La juge fédérale Janet Bond Arterton, de l’Etat du Connecticut, n’a pas eu la main légère quand elle a infligé, à la fin 2014, la plus lourde amende jamais prononcée dans le cadre de la loi américaine sur des faits de corruption à l’étranger : 772 millions de dollars (688,41 millions d’euros). Le coupable n’était pas américain, mais français. La société Alstom a été condamnée pour des versements de pots-de-vin répétés en Indonésie, Arabie saoudite, Egypte, aux Bahamas et à Taïwan dans les années 1990-2000. Ce coup de massue suit des condamnations au Mexique, en Italie, en Suisse et bientôt en Grande Bretagne. Et en France ? Rien.

Des sociétés ayant pignon sur rue ont construit une bonne partie de leur stratégie sur la corruption des pouvoirs locaux

C’est pour éviter ce genre de constats humiliants, et tenter de mettre fin à de telles pratiques, que l’Assemblée nationale a adopté, mardi 14 juin, un nouvel arsenal dans le cadre de la loi dite Sapin 2. Elle prévoit la création d’une agence nationale de lutte contre la corruption, une meilleure protection des lanceurs d’alerte et une justice plus libre de frapper fort. Soixante-huit procédures étaient ouvertes en France en 2015 mais aucune condamnation définitive n’a été prononcée à ce jour.
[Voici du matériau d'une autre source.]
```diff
+template <int MAXC>
+struct LnParams {
+  f32x4 g[MAXC], b[MAXC];
+  STE_DEV void load(const float* gamma, const float* beta, int cols, int lane) {
+#pragma unroll
+    for (int c = 0; c < MAXC; ++c) {
+      const int col = (lane + c * 64) * 4;
+      g[c] = col < cols ? *reinterpret_cast<const f32x4*>(gamma + col) : f32x4{0.f, 0.f, 0.f, 0.f};
+      b[c] = (beta && col < cols) ? *reinterpret_cast<const f32x4*>(beta + col) : f32x4{0.f, 0.f, 0.f, 0.f};
+    }
+  }
+};
+
+struct LnParamsRef {
+  struct Vec {
+    const float* p;
+    int lane;
+    STE_DEV f32x4 operator[](int c) const { return *reinterpret_cast<const f32x4*>(p + (lane + c * 64) * 4); }
+  } g, b;
+};
+
+template <int MAXC, class P>
+STE_DEV void ln_fwd_row(const ste_ln_fwd_args& a, const P& pr, int row, int lane, float (&v)[MAXC * 4]) {
+  const float inv_n = 1.0f / (float)a.cols;
+  const uint32_t thresh = (uint32_t)(a.drop_p * 4294967296.0);
+  const float inv_keep = a.drop_p > 0.f ? 1.0f / (1.0f - a.drop_p) : 1.0f;
+  float s = 0.f;
+#pragma unroll
+  for (int i = 0; i < MAXC * 4; ++i) s += v[i];
+  const float mean = wave_sum(s) * inv_n;
+  float q = 0.f;
+#pragma unroll
+  for (int c = 0; c < MAXC; ++c) {
+    int col = (lane + c * 64) * 4;
+    if (col < a.cols) {
+#pragma unroll
+      for (int e = 0; e < 4; ++e) { float d = v[c * 4 + e] - mean; q += d * d; }
+    }
+  }
+  const float rstd = rsqrtf(wave_sum(q) * inv_n + a.eps);
+  if (lane == 0) { a.mean[row] = mean; a.rstd[row] = rstd; }
+  const float rs = a.row_scale ? a.row_scale[row] : 1.0f;
+#pragma unroll
+  for (int c = 0; c < MAXC; ++c) {
+    int col = (lane + c * 64) * 4;
+    if (col >= a.cols) continue;
+    const f32x4 g = pr.g[c], b = pr.b[c];
+    f32x4 y;
+#pragma unroll
+    for (int e = 0; e < 4; ++e) {
+      float t = ((v[c * 4 + e] - mean) * rstd * g[e] + b[e]) * rs;
+      if (a.act == STE_ACT_SWISH) t = swish_f(t);
+      if (a.drop_p > 0.f) t *= drop_scale(a.seed, (uint64_t)row * a.cols + col + e, thresh, inv_keep);
+      y[e] = t;
+      v[c * 4 + e] = t;
+    }
+    if (a.y) *reinterpret_cast<f32x4*>(a.y + (int64_t)row * a.ldy + col) = y;
+    if (a.ylo) store_bf16x4_split((bf16*)a.yb + (int64_t)row * a.ldyb + col, (bf16*)a.ylo + (int64_t)row * a.ldylo + col, y);
+    else if (a.yb) store_bf16x4((bf16*)a.yb + (int64_t)row * a.ldyb + col, y);
+    if (a.q8) {
+      float am = fmaxf(fmaxf(fabsf(y[0]), fabsf(y[1])), fmaxf(fabsf(y[2]), fabsf(y[3])));
+      am = fmaxf(am, dpp_f<0xB1>(am));
+      am = fmaxf(am, dpp_f<0x4E>(am));
+      am = fmaxf(am, dpp_f<0x141>(am));
+      const int ex = mx8_exp(am);
+      const float inv = ldexpf(1.0f, -ex);
+      uint32_t w = 0;
+      w = __builtin_amdgcn_cvt_pk_fp8_f32(fminf(fmaxf(y[0] * inv, -448.f), 448.f),
+                                          fminf(fmaxf(y[1] * inv, -448.f), 448.f), w, false);
+      w = __builtin_amdgcn_cvt_pk_fp8_f32(fminf(fmaxf(y[2] * inv, -448.f), 448.f),
+                                          fminf(fmaxf(y[3] * inv, -448.f), 448.f), w, true);
+      *reinterpret_cast<uint32_t*>((uint8_t*)a.q8 + (int64_t)row * a.ldq8 + col) = w;
+      if ((lane & 7) == 0) ((uint8_t*)a.q8s)[(int64_t)row * (a.cols >> 5) + (col >> 5)] = (uint8_t)(ex + 127);
+    }
+  }
+}
+
+}
diff --git a/speech_transcript_embeddings_amd/engine.py b/speech_transcript_embeddings_amd/engine.py
--- a/speech_transcript_embeddings_amd/engine.py
+++ b/speech_transcript_embeddings_amd/engine.py
@@ -41,6 +41,8 @@
         self.overlap = _lib.ab_env("STE_TEXT_STREAM", "1") != "0"
         self.layerdrop_gen = None
         self.ln_pair = _lib.ab_env("STE_LN_PAIR", "1") != "0"
+        self.conv_ln_fused = _lib.ab_env("STE_CONV_LN", "1") != "0"
+        self.conv_ln_min_blocks = 256
         self.text_after_first_layer = _lib.ab_env("STE_TEXT_AFTER_LAYER", "1") != "0"
         self.precise_text = _lib.ab_env("STE_TEXT_PRECISE", "1") != "0"
         self.precise_text_bwd = _lib.ab_env("STE_TEXT_PRECISE_BWD", "0") == "1"
@@ -237,8 +239,15 @@
         a3, a3in = ln_in(x2, pre + "conv_module.layer_norm", "st3", row_scale=maskf)
         pw1 = lin(a3in, pre + "conv_module.pointwise_conv1.weight", None, out_bf16=True)
         cv = self._e(M, D, dtype=BF16)
-        ops.glu_dwconv_fwd(pw1, s.p(pre + "conv_module.depthwise_conv.weight").view(D, -1), cv, b, T)
-        sw, swin = ln_in(cv, pre + "conv_module.depthwise_layer_norm", "st4", act=ACT_SWISH)
+        wdw = s.p(pre + "conv_module.depthwise_conv.weight").view(D, -1)
+        if (self.conv_ln_fused and not fp8 and D <= 1024 and D % 256 == 0
+                and b * ((T + 127) // 128) >= self.conv_ln_min_blocks):
+            dln = pre + "conv_module.depthwise_layer_norm"
+            sw = swin = self._e(M, D, dtype=BF16)
+            sv["st4"] = ops.glu_dwconv_ln_fwd(pw1, wdw, cv, s.p(dln + ".weight"), s.p(dln + ".bias"), eps, sw, b, T)
+        else:
+            ops.glu_dwconv_fwd(pw1, wdw, cv, b, T)
+            sw, swin = ln_in(cv, pre + "conv_module.depthwise_layer_norm", "st4", act=ACT_SWISH)
         p_conv = c.conformer_conv_dropout if train else 0.0
         x3 = lin(swin, pre + "conv_module.pointwise_conv2.weight", None, residual=x2, drop_p=p_conv,
                  seed=_site_seed(seed, 1))
diff --git a/speech_transcript_embeddings_amd/ops.py b/speech_transcript_embeddings_amd/ops.py
--- a/speech_transcript_embeddings_amd/ops.py
+++ b/speech_transcript_embeddings_amd/ops.py
@@ -446,6 +446,21 @@
     return dpre
 
 
+def conv_ln_plan(B, T, D):
+    out = [C.c_int() for _ in range(4)]
+    call("ste_conv_ln_plan", B, T, D, *(C.byref(o) for o in out))
+    return dict(zip(("R", "blocks", "threads", "lds_bytes"), (o.value for o in out)))
+
+
+def glu_dwconv_ln_fwd(pre, w, cv, gamma, beta, eps, yb, B, T, *, mean=None, rstd=None, act=_lib.ACT_SWISH, R=0):
+    a, mean, rstd, _ = _ln_fwd_struct(None, gamma, beta, eps, yb=yb, mean=mean, rstd=rstd, act=act, rows=B * T,
+                                      cols=w.shape[0])
+    nbytes = _nb(pre) + _nb(cv) + _nb(yb) + 8 * B * T + _nb(w) + 8 * w.shape[0]
+    _traced("glu_dwconv_ln_fwd", nbytes, lambda: call("ste_glu_dwconv_ln_fwd", ptr(pre), ptr(w), ptr(cv), C.byref(a),
+                                                      B, T, w.shape[-1], R, _s()))
+    return mean, rstd
+
+
 def fbank(wav, lengths, Tmax, *, pad_value=1.0, mask_mode=0, feats=None, mask=None, work=None):
     B = wav.shape[0]
     dev = wav.device
```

Il serait donc grand temps de moderniser la vie économique française si l’on veut tenter de réconcilier les Français avec les entreprises. Sortir d’une culture où il est de bon ton de fustiger les ravages de l’argent avec des pudeurs de séminariste et dans le même temps de fermer les yeux sur des pratiques scandaleuses sous prétexte qu’elles se passent à l’étranger et que bien entendu « tous les concurrents font pareil ». Des sociétés ayant pignon sur rue ont, comme Alstom, construit une bonne partie de leur stratégie de conquête, notamment dans les pays émergents, sur la corruption des pouvoirs locaux. Des groupes comme Alcatel ou Thales avaient déjà été coincés par le passé pour des faits similaires par des juridictions étrangères.

Hypocrisie

C’est le même genre d’hypocrisie que l’on retrouve à l’œuvre dans le domaine du lobbying. Les « représentants d’intérêt », comme les baptise le texte de loi, auront désormais obligation de déclarer sur un registre national leurs rencontres avec des ministres, des parlementaires ou des hauts fonctionnaires et publier, tous les six mois, un bilan de leurs activités et des frais engagés. Et, bonne nouvelle, l’Assemblée a réussi à maintenir une définition large des lobbies contre les pressions de la gauche qui voulait en exclure les syndicats et ONG et de la droite qui ne voulait pas qu’on y mêle les associations religieuses.

Que chacun défende ses intérêts particuliers, composantes de l’intérêt général, est bien naturel. A l’Etat, d’écouter tout le monde, voire de négocier, mais en toute transparence et en s’assurant de conserver un niveau d’expertise, et de probité, qui lui assure l’indépendance face aux pressions qui l’assaillent de toutes parts.